The EU AI Act is planned to regulate the development and deployment of foundation models and thus LLMs. This includes (but is not limited to):

  • Data: Describing data sources and summarizing copyrighted data used to train the foundation model. The data used is subject to data governance measures (suitability, bias, appropriate mitigation)
  • Compute: Disclosing model size, compute power, and training time for training the model. The energy consumption for training needs to be measured and steps to lower the consumption need to be taken.
  • Model: Capabilities and limitations of the model need to be described, as well as foreseeable risks and associated mitigations. Any non-mitigated risks have to be justified. The model needs to be benchmarked on public/industry-standard benchmarks and results of internal and external testing need to be reported.
  • Deployment: Disclosing content that is generated by a model. The EU member states where the foundation model is on the market need to be stated. Technical compliance for downstream compliance with the EU AI Act has to be provided.

Conclusion

Even after following up on all these steps and building the most responsible AI system possible, the process isn’t done (and will never truly be). Creating AI systems is a continuous iterative cycle where we want to implement responsibility in the concept and deployment stages. Monitoring and updating the models is important to address emerging toxic patterns, trends, or novel misuse. This needs to be rounded up with governance policies and accountability measures for all involved stakeholders throughout the life cycle.
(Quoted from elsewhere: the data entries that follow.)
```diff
@@ -1853,8 +1855,10 @@
       tab.insert(tab.end(), packed.begin(), packed.end());
     }
     double *cor_t = b->d_cor_t, *d_tab = nullptr, *d_scr = nullptr;
+    double *hist_m = b->d_histM;
     auto undo = [&](const char *msg) {
       if (cor_t != b->d_cor_t) (void)hipFree(cor_t);
+      if (hist_m != b->d_histM) (void)hipFree(hist_m);
       if (d_tab) (void)hipFree(d_tab);
       if (d_scr) (void)hipFree(d_scr);
       (void)hipGetLastError();
@@ -1863,6 +1867,10 @@
     };
     if (pl.kind >= kRefQuad && !cor_t && hipMalloc(&cor_t, sizeof(double) * reference_order_quad_corridor_doubles(b->L, b->B)) != hipSuccess)
       return undo("reference order: no device memory for the QUAD shape's copy of the corridor");
+    if (pl.kind == kRefQuad && !hist_m &&
+        (hipMalloc(&hist_m, sizeof(double) * quad_mirror_doubles(b->L, b->B)) != hipSuccess ||
+         hipMemset(hist_m, 0, sizeof(double) * quad_mirror_doubles(b->L, b->B)) != hipSuccess))
+      return undo("reference order: no device memory for the QUAD shape's mirror of the history ends");
     if (new_tab && (hipMalloc(&d_tab, sizeof(double) * tab.size()) != hipSuccess ||
                     hipMalloc(&d_scr, sizeof(double) * reference_order_scratch_doubles(b->L, b->B, h->S)) != hipSuccess ||
                     hipMemcpy(d_tab, tab.data(), sizeof(double) * tab.size(), hipMemcpyHostToDevice) != hipSuccess))
@@ -1876,6 +1884,8 @@
     }
     if (pl.kind >= kRefQuad) b->cor_t_dirty = true;
     b->d_cor_t = cor_t;
+    b->d_histM = hist_m;
+    b->dev_version = -1;
     b->ref_plan = pl;
   }
   b->order = order;
diff --git a/dftpav_amd/csrc/device_types.h b/dftpav_amd/csrc/device_types.h
--- a/dftpav_amd/csrc/device_types.h
+++ b/dftpav_amd/csrc/device_types.h
@@ -98,6 +98,7 @@
   double *histS, *histY;
   double *histU, *histV;
   double *histR;
+  double *histM;
   int *queue;
   unsigned *qctl;
   int *stragglers;
@@ -122,6 +123,9 @@
   double *trace;
   int trace_b, trace_cap, trace_n;
 };
+
+constexpr int kQuadMirrorRows = 16;
+inline size_t quad_mirror_doubles(const DevLayout &L, int B) { return (size_t)B * kQuadMirrorRows * L.npad * 2; }
 
 enum KernelMode { kModeSolve = 0, kModeEval = 1, kModeCoeffs = 2 };
 
diff --git a/dftpav_amd/csrc/solver_ref4.hip b/dftpav_amd/csrc/solver_ref4.hip
--- a/dftpav_amd/csrc/solver_ref4.hip
+++ b/dftpav_amd/csrc/solver_ref4.hip
@@ -650,94 +650,141 @@
 }
 
 constexpr int kQB = 8;
-struct QBlk {
+constexpr int kQNpad = 64;
+static_assert(kQuadMirrorRows == 2 * kQB, "DevBatch::histM holds kQB rows of either end of a ring");
+template <bool Y3> struct QBlk {
   d2_t a[kQB], b[kQB];
-  d2_t yr[kQB];
+  d2_t yr[Y3 ? kQB : 1];
 };
 typedef double __attribute__((ext_vector_type(2))) qd2_t;
-template <int DIR>
-__device__ __forceinline__ void q4_load_blk(QBlk &R, gcd2_t hS, gcd2_t hR, int npad, int m, int la, int lb, int &jl) {
+
+#define DFTPAV_FMAC_BCAST15 \
+  DFTPAV_FMAC_BCAST(0) DFTPAV_FMAC_BCAST(1) DFTPAV_FMAC_BCAST(2) DFTPAV_FMAC_BCAST(3) DFTPAV_FMAC_BCAST(4) DFTPAV_FMAC_BCAST(5) DFTPAV_FMAC_BCAST(6) \
+  DFTPAV_FMAC_BCAST(7) DFTPAV_FMAC_BCAST(8) DFTPAV_FMAC_BCAST(9) DFTPAV_FMAC_BCAST(10) DFTPAV_FMAC_BCAST(11) DFTPAV_FMAC_BCAST(12) \
+  DFTPAV_FMAC_BCAST(13) DFTPAV_FMAC_BCAST(14)
+__device__ __forceinline__ double row_chain15(double acc, double v) {
+  const double one = 1.0;
+  asm volatile("s_nop 1\n\t" DFTPAV_FMAC_BCAST15 : "+v"(acc) : "v"(v), "v"(one));
+  return acc;
+}
+template <bool Y3> __device__ __forceinline__ double q4_rec_sum(double p0, double p1, int n) {
+  double acc = row_chain16(0.0, p0);
+  if (n > 16) acc = Y3 ? row_chain16(acc, p1) : row_chain15(acc, p1);
+  return acc;
+}
+
+template <int DIR, bool Y3>
+__device__ __forceinline__ void q4_load_blk(QBlk<Y3> &R, gcd2_t hS, gcd2_t hM, gcd2_t hR, int m, int l, int &jl) {
+  const bool wrap = DIR < 0 ? jl < kQB - 1 : jl > m - kQB;
+  const int mr = DIR < 0 ? kQB + jl : jl - (m - kQB);
+  const gcd2_t row = (wrap ? hM + mr * kQNpad : hS + jl * kQNpad) + l;
 #pragma unroll
   for (int u = 0; u < kQB; u++) {
-    const gcd2_t row = hS + (size_t)jl * npad + la;
-    R.a[u] = row[0];
-    R.b[u] = row[16];
-    R.yr[u] = hR[jl];
-    if (DIR < 0) jl = jl == 0 ? m - 1 : jl - 1;
-    else jl = jl == m - 1 ? 0 : jl + 1;
-  }
-}
-__device__ __forceinline__ void q4_pin_blk(QBlk &R) {
-#pragma unroll
-  for (int u = 0; u < kQB; u++)
-    asm volatile("" : "+v"(R.a[u].x), "+v"(R.a[u].y), "+v"(R.b[u].x), "+v"(R.b[u].y), "+v"(R.yr[u].x), "+v"(R.yr[u].y));
-}
-template <bool EXACT>
-__device__ __forceinline__ void q4_first_steps(const QBlk &R, const Q4 &q, int i0, int bound, int m, int n, int l, bool exact, int &j, double &d0, double &d1) {
+    R.a[u] = row[DIR * u * kQNpad];
+    R.b[u] = row[DIR * u * kQNpad + 16];
+  }
+  if (Y3) {
+    int jr = jl;
+#pragma unroll
+    for (int u = 0; u < kQB; u++) {
+      R.yr[Y3 ? u : 0] = hR[jr];
+      if (DIR < 0) jr = jr == 0 ? m - 1 : jr - 1;
+      else jr = jr == m - 1 ? 0 : jr + 1;
+    }
+  }
+  if (DIR < 0) {
+    jl -= kQB;
+    jl = jl < 0 ? jl + m : jl;
+  } else {
+    jl += kQB;
+    jl = jl >= m ? jl - m : jl;
+  }
+}
+template <bool Y3> __device__ __forceinline__ void q4_pin_blk(QBlk<Y3> &R) {
+#pragma unroll
+  for (int u = 0; u < kQB; u++) {
+    asm volatile("" : "+v"(R.a[u].x), "+v"(R.a[u].y), "+v"(R.b[u].x), "+v"(R.b[u].y));
+    if (Y3) asm volatile("" : "+v"(R.yr[Y3 ? u : 0].x), "+v"(R.yr[Y3 ? u : 0].y));
+  }
+}
+template <bool Y3> __device__ __forceinline__ d2_t q4_blk_yr(const QBlk<Y3> &R, int u) {
+  if (Y3) return R.yr[Y3 ? u : 0];
+  d2_t yr;
+  yr.x = mov_dpp<0x15F>(R.b[u].x);
+  yr.y = mov_dpp<0x15F>(R.b[u].y);
+  return yr;
+}
+template <bool EXACT, bool Y3>
+__device__ __forceinline__ void q4_first_steps(const QBlk<Y3> &R, ldsd_t al, int i0, int bound, int n, int l, bool exact, double &d0, double &d1) {
 #pragma unroll
   for (int u = 0; u < kQB; u++) {
     if (i0 + u < bound) {
-      j = j == 0 ? m - 1 : j - 1;
-      const double dot = row_sum32(R.a[u].x * d0, R.b[u].x * d1, n, l);
-      const double a = EXACT && exact ? dot / R.yr[u].x : div_by_rcp<false>(dot, R.yr[u].x, R.yr[u].y);
-      if (l == 0) q.alpha[j] = a;
+      const d2_t yr = q4_blk_yr<Y3>(R, u);
+      const double dot = q4_rec_sum<Y3>(R.a[u].x * d0, R.b[u].x * d1, n);
+      const double a = EXACT && exact ? dot / yr.x : div_by_rcp<false>(dot, yr.x, yr.y);
+      if (l == 0) al[u] = a;
       const double na = -a;
       d0 = d0 + na * R.a[u].y;
       d1 = d1 + na * R.b[u].y;
     }
   }
 }
-template <bool EXACT>
-__device__ __forceinline__ void q4_second_steps(const QBlk &R, const Q4 &q, int i0, int bound, int m, int n, int l, bool exact, int &j, double &d0, double &d1) {
+template <bool EXACT, bool Y3>
+__device__ __forceinline__ void q4_second_steps(const QBlk<Y3> &R, ldscd_t al, int i0, int bound, int n, int l, bool exact, double &d0, double &d1) {
 #pragma unroll
   for (int u = 0; u < kQB; u++) {
     if (i0 + u < bound) {
-      const double al = q.alpha[j];
-      const double dot = row_sum32(R.a[u].y * d0, R.b[u].y * d1, n, l);
-      const double beta = EXACT && exact ? dot / R.yr[u].x : div_by_rcp<false>(dot, R.yr[u].x, R.yr[u].y);
-      const double cf = al - beta;
+      const double av = al[kQB - 1 - u];
+      const d2_t yr = q4_blk_yr<Y3>(R, u);
+      const double dot = q4_rec_sum<Y3>(R.a[u].y * d0, R.b[u].y * d1, n);
+      const double beta = EXACT && exact ? dot / yr.x : div_by_rcp<false>(dot, yr.x, yr.y);
+      const double cf = av - beta;
       d0 = d0 + cf * R.a[u].x;
       d1 = d1 + cf * R.b[u].x;
-      j = j == m - 1 ? 0 : j + 1;
-    }
-  }
-}
-template <bool EXACT>
-__device__ __forceinline__ void q4_two_loop(const Q4 &q, gcd2_t hS, gcd2_t hR, int npad, int m, int n, int l, int bound, int ne, bool exact, double sc0, double &d0,
+    }
+  }
+}
+template <bool EXACT, bool Y3>
+__device__ __forceinline__ void q4_two_loop(const Q4 &q, gcd2_t hS, gcd2_t hM, gcd2_t hR, int m, int n, int l, int bound, int ne, bool exact, double sc0, double &d0,
                                             double &d1) {
-  const int la = l, lb = 16 + l;
-  QBlk A, B;
-  int j = ne;
+  QBlk<Y3> A, B;
   int jl = ne == 0 ? m - 1 : ne - 1;
-  q4_load_blk<-1>(A, hS, hR, npad, m, la, lb, jl);
+  q4_load_blk<-1>(A, hS, hM, hR, m, l, jl);
 #pragma unroll 1
   for (int i0 = 0; i0 < bound; i0 += 2 * kQB) {
     q4_pin_blk(A);
-    q4_load_blk<-1>(B, hS, hR, npad, m, la, lb, jl);
-    q4_first_steps<EXACT>(A, q, i0, bound, m, n, l, exact, j, d0, d1);
+    q4_load_blk<-1>(B, hS, hM, hR, m, l, jl);
+    q4_first_steps<EXACT>(A, q.alpha + i0, i0, bound, n, l, exact, d0, d1);
     q4_pin_blk(B);
-    q4_load_blk<-1>(A, hS, hR, npad, m, la, lb, jl);
-    q4_first_steps<EXACT>(B, q, i0 + kQB, bound, m, n, l, exact, j, d0, d1);
+    q4_load_blk<-1>(A, hS, hM, hR, m, l, jl);
+    q4_first_steps<EXACT>(B, q.alpha + (i0 + kQB), i0 + kQB, bound, n, l, exact, d0, d1);
   }
   d0 = d0 * sc0;
   d1 = d1 * sc0;
   __builtin_amdgcn_fence(__ATOMIC_SEQ_CST, "wavefront");
-  jl = j;
-  q4_load_blk<+1>(A, hS, hR, npad, m, la, lb, jl);
+  jl = ne - bound;
+  jl = jl < 0 ? jl + m : jl;
+  q4_load_blk<+1>(A, hS, hM, hR, m, l, jl);
 #pragma unroll 1
   for (int i0 = 0; i0 < bound; i0 += 2 * kQB) {
+    const ldscd_t al = (ldscd_t)(q.alpha + (bound - kQB - i0));
     q4_pin_blk(A);
-    q4_load_blk<+1>(B, hS, hR, npad, m, la, lb, jl);
-    q4_second_steps<EXACT>(A, q, i0, bound, m, n, l, exact, j, d0, d1);
+    q4_load_blk<+1>(B, hS, hM, hR, m, l, jl);
+    q4_second_steps<EXACT>(A, al, i0, bound, n, l, exact, d0, d1);
     q4_pin_blk(B);
-    q4_load_blk<+1>(A, hS, hR, npad, m, la, lb, jl);
-    q4_second_steps<EXACT>(B, q, i0 + kQB, bound, m, n, l, exact, j, d0, d1);
-  }
-}
-
-__device__ __forceinline__ void q4_advance(const DevBatch &D, const Q4 &q, QVec &v, double f, gd_t hS, gd_t hR, int l, Prof &pr) {
+    q4_load_blk<+1>(A, hS, hM, hR, m, l, jl);
+    q4_second_steps<EXACT>(B, al - kQB, i0 + kQB, bound, n, l, exact, d0, d1);
+  }
+}
+__device__ __forceinline__ void q4_store_pair(gd_t hS, gd_t hM, int m, int end, int e, d2_t v) {
+  ((gd2_t)hS)[(size_t)end * kQNpad + e] = v;
+  if (end < kQB) ((gd2_t)hM)[(kQB + end) * kQNpad + e] = v;
+  if (end >= m - kQB) ((gd2_t)hM)[(end - (m - kQB)) * kQNpad + e] = v;
+}
+
+__device__ __forceinline__ void q4_advance(const DevBatch &D, const Q4 &q, QVec &v, double f, gd_t hS, gd_t hM, gd_t hR, int l, Prof &pr) {
   const DevParams &P = D.P;
-  const int n = D.L.n, m = P.mem_size, npad = D.L.npad;
+  const int n = D.L.n, m = P.mem_size;
   const bool e0 = l < n, e1 = 16 + l < n;
   int action = kActEval;
   if (q.ist[iPHASE] == 0) {
@@ -913,13 +960,13 @@
     d2_t sy;
     sy.x = sv0;
     sy.y = yv0;
-    ((gd2_t)hS)[(size_t)end * npad + l] = sy;
+    q4_store_pair(hS, hM, m, end, l, sy);
   }
   if (e1) {
     d2_t sy;
     sy.x = sv1;
     sy.y = yv1;
-    ((gd2_t)hS)[(size_t)end * npad + 16 + l] = sy;
+    q4_store_pair(hS, hM, m, end, 16 + l, sy);
   }
   v.d0 = e0 ? -g0 : 0.0;
   v.d1 = e1 ? -g1 : 0.0;
@@ -934,6 +981,13 @@
     ((gd2_t)hR)[end] = yr;
     if (!rcp_route_ok(ys)) q.ist[iSLOWDIV] = 1;
   }
+  const bool y3 = n > 31;
+  if (l == 15 && !y3) {
+    d2_t yr;
+    yr.x = ys;
+    yr.y = 1.0 / ys;
+    q4_store_pair(hS, hM, m, end, 31, yr);
+  }
   const double cau = ss * sqrt(gpgp) * P.cautious_factor;
   pr.tick(7);
   if (ys > cau) {
@@ -943,8 +997,14 @@
     __threadfence_block();
     const bool exact = q.ist[iSLOWDIV] != 0;
     double d0 = v.d0, d1 = v.d1;
-    if (__builtin_amdgcn_ballot_w64(exact) != 0ull) q4_two_loop<true>(q, (gcd2_t)hS, (gcd2_t)hR, npad, m, n, l, bound, ne, exact, ys / yy, d0, d1);
-    else q4_two_loop<false>(q, (gcd2_t)hS, (gcd2_t)hR, npad, m, n, l, bound, ne, exact, ys / yy, d0, d1);
+    const gcd2_t cS = (gcd2_t)hS, cM = (gcd2_t)hM, cR = (gcd2_t)hR;
+    if (__builtin_amdgcn_ballot_w64(exact) != 0ull) {
+      if (y3) q4_two_loop<true, true>(q, cS, cM, cR, m, n, l, bound, ne, exact, ys / yy, d0, d1);
+      else q4_two_loop<true, false>(q, cS, cM, cR, m, n, l, bound, ne, exact, ys / yy, d0, d1);
+    } else {
+      if (y3) q4_two_loop<false, true>(q, cS, cM, cR, m, n, l, bound, ne, exact, ys / yy, d0, d1);
+      else q4_two_loop<false, false>(q, cS, cM, cR, m, n, l, bound, ne, exact, ys / yy, d0, d1);
+    }
     v.d0 = e0 ? d0 : 0.0;
     v.d1 = e1 ? d1 : 0.0;
     if (l == 0) {
@@ -1086,9 +1146,10 @@
         if (l == 0) D.f_eval[b] = f;
         act = false;
       } else {
-        const gd_t hS = (gd_t)(D.histS + (size_t)b * mem * L.npad * 2);
+        const gd_t hS = (gd_t)(D.histS + (size_t)b * mem * kQNpad * 2);
+        const gd_t hM = (gd_t)(D.histM + (size_t)b * kQuadMirrorRows * kQNpad * 2);
         const gd_t hR = (gd_t)(D.histR + (size_t)b * mem * 2);
-        q4_advance(D, q, v, f, hS, hR, l, pr);
+        q4_advance(D, q, v, f, hS, hM, hR, l, pr);
         __builtin_amdgcn_fence(__ATOMIC_SEQ_CST, "wavefront");
         if (q.ist[iACTION] == kActDone) {
           for (int h = 0; h < 2; h++) {
@@ -1215,6 +1276,7 @@
 
 bool reference_order_quad_supported(const DevLayout &L, const DevParams &P, int S) {
   if (L.M != 1 || S != 0 || L.n > 32 || L.Ntot > 16 || L.Ntot < 2 || L.H < 1 || L.H > 5) return false;
+  if (L.npad != reford::kQNpad || P.mem_size < reford::kQB) return false;
   return reford::q4_shared_bytes(L.Ntot) + 4 * reford::q4_team_bytes(P.mem_size) + reford::q4_dense_bytes() <= 160 * 1024;
 }
 size_t reference_order_quad_corridor_doubles(const DevLayout &L, int B) { return (size_t)B * L.H * 4 * (L.Kmax + 1) * 16; }
```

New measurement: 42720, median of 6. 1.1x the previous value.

Building an AI system responsibly is a multifaceted task that demands a proactive approach, careful planning, and ongoing commitment. But the payoff — a reliable, user-friendly system that respects and safeguards users’ interests and societal values — is worth the effort.

The development and deployment of AI systems represent a significant technological advancement. However, along with this progress comes the responsibility to ensure that the use of such technology is ethically sound and respects the rights and values of all stakeholders. By understanding and addressing the ethical considerations involved, we can harness the full potential of AI while minimizing the risks and harm associated with it.